Auch bei mir sieht es gut aus!
Bis dahin, Stefan


----------



## BuBi1970 (22. Dezember 2012)

Hallo zusammen!
Ja, mich gibt es auch noch  
Ich kann morgen leider nicht, da ab 12 Uhr die 'Vampirschwestern' im Kino angesagt sind.... 
Am 30.12.12 wäre ich dann wieder dabei!
Gruß, Marc
P.S. 'BuBi' steht für (Kite-)Buggy & (Mountain-)Bike


----------



## MTB-News.de




----------



## iglg (22. Dezember 2012)

hallo biker,

ich war gerade mit dem hund draußen. es ist s..glatt.

wenn das bis morgen nicht taut, ist mir das biken eigentlich zu gefährlich.

was meint ihr?


----------



## winnipu (22. Dezember 2012)

Hi, wenn das wetter mitspielt komme ich auch. Die Straßen müssen aber frei sein. Ich war heute zu Fuß unterwegs und es war ar...glatt. Ich denk im Wald ginge es, der Schnee ist ordentlich griffig, Eis hatte ich bloß auf den Waldwegen wo LKW oder Autos gefahren sind, dann ging allerdings garnichts.
Schaun'mer mal
Michael


----------



## herki (22. Dezember 2012)

...morgen früh rausgucken, überlegen, entscheiden und Posten!

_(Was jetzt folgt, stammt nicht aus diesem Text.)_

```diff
+                     save_invstd_a, (const float*)wa.coef, save_mean_b, save_invstd_b, (const float*)wb.coef, dza, dzb, n4, C, \
+                     dza_absmax, dzb_absmax, relu_bits)
+  if (pack_a) EVK_BN_APPLY_DUAL(true, true);
+  else if (pack_b) EVK_BN_APPLY_DUAL(false, true);
+  else EVK_BN_APPLY_DUAL(false, false);
+#undef EVK_BN_APPLY_DUAL
+  return check_launch("bn_bwd_apply_dual");
+}
+
 extern "C" int evk_bn_finalize_parts(const float* parts, int32_t nparts, int32_t C, int64_t rows, const float* gamma,
                                      const float* beta, float* running_mean, float* running_var, float momentum, float eps,
                                      float* save_mean, float* save_invstd, float* scale_shift, void* stream) {
diff --git a/ever_amd/hip/_base.py b/ever_amd/hip/_base.py
--- a/ever_amd/hip/_base.py
+++ b/ever_amd/hip/_base.py
@@ -160,7 +160,7 @@
 
 _RELU_BITS = os.environ.get('EVK_RELU_BITS', '1') != '0'
 _LAZY_RES = os.environ.get('EVK_LAZY_RES', '1') != '0'
-relu_bits_stats = {'forward': 0, 'lazy': 0, 'masked_dgrad': 0, 'masked_bn': 0, 'materialized': 0}
+relu_bits_stats = {'forward': 0, 'lazy': 0, 'masked_dgrad': 0, 'masked_bn': 0, 'materialized': 0, 'dual': 0}
 
 
 def _lazy_bits(t):
diff --git a/ever_amd/hip/functional.py b/ever_amd/hip/functional.py
--- a/ever_amd/hip/functional.py
+++ b/ever_amd/hip/functional.py
@@ -27,3 +27,9 @@
 
 
 sys.modules[__name__].__class__ = _Facade
+
+
+def set_bn_dual(on):
+    me = sys.modules[__name__]
+    prev, me._BN_DUAL = me._BN_DUAL, bool(on)
+    return prev
diff --git a/ever_amd/hip/norm.py b/ever_amd/hip/norm.py
--- a/ever_amd/hip/norm.py
+++ b/ever_amd/hip/norm.py
@@ -10,8 +10,8 @@
 from .workspace import workspace
 from ._base import (
     HipPathError, _AMAX_HANDOFF, _LAZY_RES, _PACKED, _RELU_BITS, _amax_out, _amax_zeroed, _f16x2, _inherit_amax,
-    _lazy_bits, _mark_packed, _note_amax, _ptr, _require_cuda, _stream, _timed_call, as_nhwc, empty_nhwc, materialize_lazy,
-    observers_active, relu_bits_stats,
+    _lazy_bits, _mark_packed, _note_amax, _ptr, _require_cuda, _stream, _timed_call, as_nhwc, empty_nhwc, is_nhwc,
+    materialize_lazy, observers_active, relu_bits_stats,
 )
 
 
@@ -145,6 +145,113 @@
     return y
 
 
+_BN_DUAL = os.environ.get('EVK_BN_DUAL', '1') != '0'
+
+
+def bn_dual_enabled():
+    return _BN_DUAL and _RELU_BITS and _LAZY_RES
+
+
+class _BatchNormDualFn(Function):
+
+    @staticmethod
+    def forward(ctx, za, zb, weight_a, bias_a, rm_a, rv_a, momentum_a, eps_a, weight_b, bias_b, rm_b, rv_b, momentum_b,
+                eps_b, parts_a, parts_b):
+        n, c, h, w = za.shape
+        rows = n * h * w
+        dev = za.device
+        st = _stream()
+        lib = _C.load()
+        ws_bytes = 2 * lib.evk_bn_workspace_bytes(rows, c)
+        ws = workspace(dev, ws_bytes)
+        y = empty_nhwc(n, c, h, w, dev)
+        saves = [torch.empty((c,), device=dev, dtype=torch.float32) for _ in range(4)]
+        abits = _amax_out(dev)
+        rbits = torch.empty((lib.evk_relu_bits_bytes(za.numel()) // 4,), device=dev, dtype=torch.int32)
+        relu_bits_stats['forward'] += 1
+        relu_bits_stats['dual'] += 1
+        _timed_call('bn', 4.0 * za.numel() * 3, 'evk_bn_fwd_train_parts_dual', za.data_ptr(), zb.data_ptr(), _ptr(weight_a),
+                    _ptr(bias_a), _ptr(rm_a), _ptr(rv_a), float(momentum_a), float(eps_a), _ptr(weight_b), _ptr(bias_b),
+                    _ptr(rm_b), _ptr(rv_b), float(momentum_b), float(eps_b), y.data_ptr(), saves[0].data_ptr(),
+                    saves[1].data_ptr(), saves[2].data_ptr(), saves[3].data_ptr(), rows, c, parts_a[0].data_ptr(), parts_a[1],
+                    parts_b[0].data_ptr(), parts_b[1], ws.data_ptr(), ws_bytes, _ptr(abits), rbits.data_ptr(), st)
+        _AMAX_HANDOFF[0] = (abits, False)
+        ctx.pack_dx = tuple(bool(len(p) > 2 and p[2]) for p in (parts_a, parts_b))
+        ctx.save_for_backward(za, zb, weight_a, weight_b, *saves, rbits)
+        ctx.mark_non_differentiable(*[t for t in (rm_a, rv_a, rm_b, rv_b) if t is not None])
+        return y
+
+    @staticmethod
+    @once_differentiable
+    def backward(ctx, dy):
+        za, zb, weight_a, weight_b, mean_a, invstd_a, mean_b, invstd_b, rbits = ctx.saved_tensors
+        n, c, h, w = za.shape
+        rows = n * h * w
+        dev = za.device
+        st = _stream()
+        dy = as_nhwc(materialize_lazy(dy), 'batch_norm.backward')
+        lib = _C.load()
+        ws_bytes = 2 * lib.evk_bn_workspace_bytes(rows, c)
+        ws = workspace(dev, ws_bytes)
+        dza, dzb = torch.empty_like(za), torch.empty_like(zb)
+
+        def affine_grads(weight):
+            if weight is None:
+                return None, None
+            return (torch.empty((c,), device=dev, dtype=torch.float32), torch.empty((c,), device=dev, dtype=torch.float32))
+        dgamma_a, dbeta_a = affine_grads(weight_a)
+        dgamma_b, dbeta_b = affine_grads(weight_b)
+        packs, scales = [], []
+        for want in ctx.pack_dx:
+            pack = want and _f16x2()
+            abits = _amax_zeroed(dev) if pack else _amax_out(dev)
+            packs.append(bool(pack and abits is not None))
+            scales.append(abits)
+        relu_bits_stats['lazy'] += 1
+        relu_bits_stats['masked_bn'] += 1
+        _timed_call('bn', 4.0 * za.numel() * 8, 'evk_bn_bwd_dual', dy.data_ptr(), za.data_ptr(), zb.data_ptr(), _ptr(weight_a),
+                    mean_a.data_ptr(), invstd_a.data_ptr(), _ptr(weight_b), mean_b.data_ptr(), invstd_b.data_ptr(),
+                    dza.data_ptr(), dzb.data_ptr(), _ptr(dgamma_a), _ptr(dbeta_a), _ptr(dgamma_b), _ptr(dbeta_b), rows, c,
+                    2 if packs[0] else 0, 2 if packs[1] else 0, ws.data_ptr(), ws_bytes, _ptr(scales[0]), _ptr(scales[1]),
+                    rbits.data_ptr(), st)
+        for dz, pack, abits in ((dza, packs[0], scales[0]), (dzb, packs[1], scales[1])):
+            if pack:
+                _mark_packed(dz, abits)
+            elif abits is not None:
+                _note_amax(dz, abits)
+        need = ctx.needs_input_grad
+        return (dza, dzb, dgamma_a if need[2] else None, dbeta_a if need[3] else None, None, None, None, None,
+                dgamma_b if need[8] else None, dbeta_b if need[9] else None, None, None, None, None, None, None)
+
+
+def batch_norm_act_dual(za, bn_a, zb, bn_b):
+    pa, pb = getattr(za, '_evk_bn_parts', None), getattr(zb, '_evk_bn_parts', None)
+    if (not (_BN_DUAL and _RELU_BITS and _LAZY_RES) or pa is None or pb is None or pa[1] <= 0 or pb[1] <= 0
+            or za.shape != zb.shape or za.shape[1] % 4 or not (torch.is_grad_enabled() and za.requires_grad and zb.requires_grad)
+            or not (is_nhwc(za) and is_nhwc(zb)) or observers_active()):
+        return None
+    for bn in (bn_a, bn_b):
+        if not bn.training or bn.momentum is None or za.shape[0] * za.shape[2] * za.shape[3] == 1:
+            return None
+    del za._evk_bn_parts, zb._evk_bn_parts
+    args = []
+    for bn in (bn_b, bn_a):
+        if bn.track_running_stats and bn.num_batches_tracked is not None:
+            bn._nbt_pending = getattr(bn, '_nbt_pending', 0) + 1
+        track = bn.track_running_stats
+        if track and bn.running_mean is not None:
+            weight_planes.note_running_stats_changed()
+        args.append((bn.weight, bn.bias, bn.running_mean if track else None, bn.running_var if track else None,
+                     bn.momentum, bn.eps))
+    _AMAX_HANDOFF[0] = None
+    y = _BatchNormDualFn.apply(za, zb, *args[1], *args[0], pa, pb)
+    if _AMAX_HANDOFF[0] is not None:
+        if _AMAX_HANDOFF[0][0] is not None:
+            _note_amax(y, _AMAX_HANDOFF[0][0])
+        _AMAX_HANDOFF[0] = None
+    return y
+
+
 class _BnReluPoolFn(Function):
 
     @staticmethod
diff --git a/ever_amd/module/_resnets.py b/ever_amd/module/_resnets.py
--- a/ever_amd/module/_resnets.py
+++ b/ever_amd/module/_resnets.py
@@ -47,12 +47,31 @@
     return (not bn.training) and not torch.is_grad_enabled()
 
 
-def _fork(block, x):
+def _fork(block, x, raw_shortcut=False):
     if block.downsample is None:
         return HF.conv2d_fork(x, block.conv1, bn_stats=(_takes_epilogue_stats(block.bn1), False))
     h, s = HF.conv2d_fork(x, block.conv1, block.downsample[0],
                           bn_stats=(_takes_epilogue_stats(block.bn1), _takes_epilogue_stats(block.downsample[1])))
-    return h, block.downsample[1](s)
+    return h, (s if raw_shortcut else block.downsample[1](s))
+
+
+def _dual_ok(block, conv, bn):
+    ds = block.downsample
+    if ds is None or not HF.bn_dual_enabled() or not _lazy_ok(block, bn) or _use_folded(conv, bn):
+        return False
+    if not (_takes_epilogue_stats(bn) and _takes_epilogue_stats(ds[1]) and bn.training and ds[1].training):
+        return False
+    return not any(m._backward_hooks or m._backward_pre_hooks or m._forward_pre_hooks for m in (bn, ds[1]))
+
+
+def _block_end(block, conv, bn, out, s, dual):
+    if dual:
+        z = conv(out, bn_stats=True)
+        y = HF.batch_norm_act_dual(z, bn, s, block.downsample[1])
+        if y is not None:
+            return y
+        return bn(z, residual=block.downsample[1](s), relu=True, lazy_res=True)
+    return conv_bn(conv, bn, out, residual=s, relu=True, lazy_res=_lazy_ok(block, bn))
 
 
 def _lazy_ok(block, bn):
@@ -96,9 +115,10 @@
             shortcut = x if self.downsample is None else conv_bn(self.downsample[0], self.downsample[1], x)
             out = conv_bn(self.conv1, self.bn1, x, relu=True)
             return conv_bn(self.conv2, self.bn2, out, residual=shortcut, relu=True)
-        h, shortcut = _fork(self, x)
+        dual = _dual_ok(self, self.conv2, self.bn2)
+        h, shortcut = _fork(self, x, raw_shortcut=dual)
         out = self.bn1(h, relu=True, conv_only=True)
-        return conv_bn(self.conv2, self.bn2, out, residual=shortcut, relu=True, lazy_res=_lazy_ok(self, self.bn2))
+        return _block_end(self, self.conv2, self.bn2, out, shortcut, dual)
 
 
 class Bottleneck(nn.Module):
@@ -130,10 +150,11 @@
             out = conv_bn(self.conv1, self.bn1, x, relu=True)
             out = conv_bn(self.conv2, self.bn2, out, relu=True)
             return conv_bn(self.conv3, self.bn3, out, residual=shortcut, relu=True)
-        h, shortcut = _fork(self, x)
+        dual = _dual_ok(self, self.conv3, self.bn3)
+        h, shortcut = _fork(self, x, raw_shortcut=dual)
         out = self.bn1(h, relu=True, conv_only=True)
         out = conv_bn(self.conv2, self.bn2, out, relu=True, conv_only=True)
-        return conv_bn(self.conv3, self.bn3, out, residual=shortcut, relu=True, lazy_res=_lazy_ok(self, self.bn3))
+        return _block_end(self, self.conv3, self.bn3, out, shortcut, dual)
 
 
 class ResNet(nn.Module):
diff --git a/include/ever_hip.h b/include/ever_hip.h
--- a/include/ever_hip.h
+++ b/include/ever_hip.h
@@ -186,6 +186,20 @@
                     float* dgamma, float* dbeta, int64_t rows, int32_t C, uint32_t flags, int32_t train,
                     void* workspace, size_t workspace_bytes, uint32_t* dx_absmax, const uint32_t* relu_bits, void* stream);
 
+int evk_bn_fwd_train_parts_dual(const float* za, const float* zb, const float* gamma_a, const float* beta_a,
+                                float* running_mean_a, float* running_var_a, float momentum_a, float eps_a,
+                                const float* gamma_b, const float* beta_b, float* running_mean_b, float* running_var_b,
+                                float momentum_b, float eps_b, float* y, float* save_mean_a, float* save_invstd_a,
+                                float* save_mean_b, float* save_invstd_b, int64_t rows, int32_t C, const float* parts_a,
+                                int32_t nparts_a, const float* parts_b, int32_t nparts_b, void* workspace,
+                                size_t workspace_bytes, uint32_t* y_absmax, uint32_t* relu_bits, void* stream);
+int evk_bn_bwd_dual(const float* dy, const float* za, const float* zb, const float* gamma_a, const float* save_mean_a,
+                    const float* save_invstd_a, const float* gamma_b, const float* save_mean_b, const float* save_invstd_b,
+                    float* dza, float* dzb, float* dgamma_a, float* dbeta_a, float* dgamma_b, float* dbeta_b, int64_t rows,
+                    int32_t C, uint32_t flags_a, uint32_t flags_b, void* workspace, size_t workspace_bytes,
+                    uint32_t* dza_absmax, uint32_t* dzb_absmax, const uint32_t* relu_bits, void* stream);
+int evk_bn_bwd_dual_fused(uint32_t flags_a, uint32_t flags_b);
+
 int evk_stream_fork(void* from, void* to);
 
 int evk_streams_overlap(void* a, void* b, int32_t us, float* elapsed_us);
```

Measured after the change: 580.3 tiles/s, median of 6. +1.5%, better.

Wenn alle absagen, würde ich direkt von Zuhause aus in den Wald fahren, ich denke mal da müsste es gehen. Ich bin eben kurz mal mit meinem gröberstolligem Rad draußen gewesen und es ging auf Asphalt ganz gut, da sollte es auf Waldboden noch besser gehen. 
Schaun 'mer mal, bis morgen früh!

Jörg


----------



## Wahlfischkopp (23. Dezember 2012)

Also ich würde heute fahren, wenn jmd. mitkommt.


----------



## iglg (23. Dezember 2012)

na, dann seid ihr ja schon zu zweit.

dann werde ich jetzt ohne schechtes gewissen absagen. regen, pampiger schnee und eis drunter. das ist kein bikewetter für mich. außerdem hat meine erkältung nach dem spinning fröhliche wiederkehr gefeiert.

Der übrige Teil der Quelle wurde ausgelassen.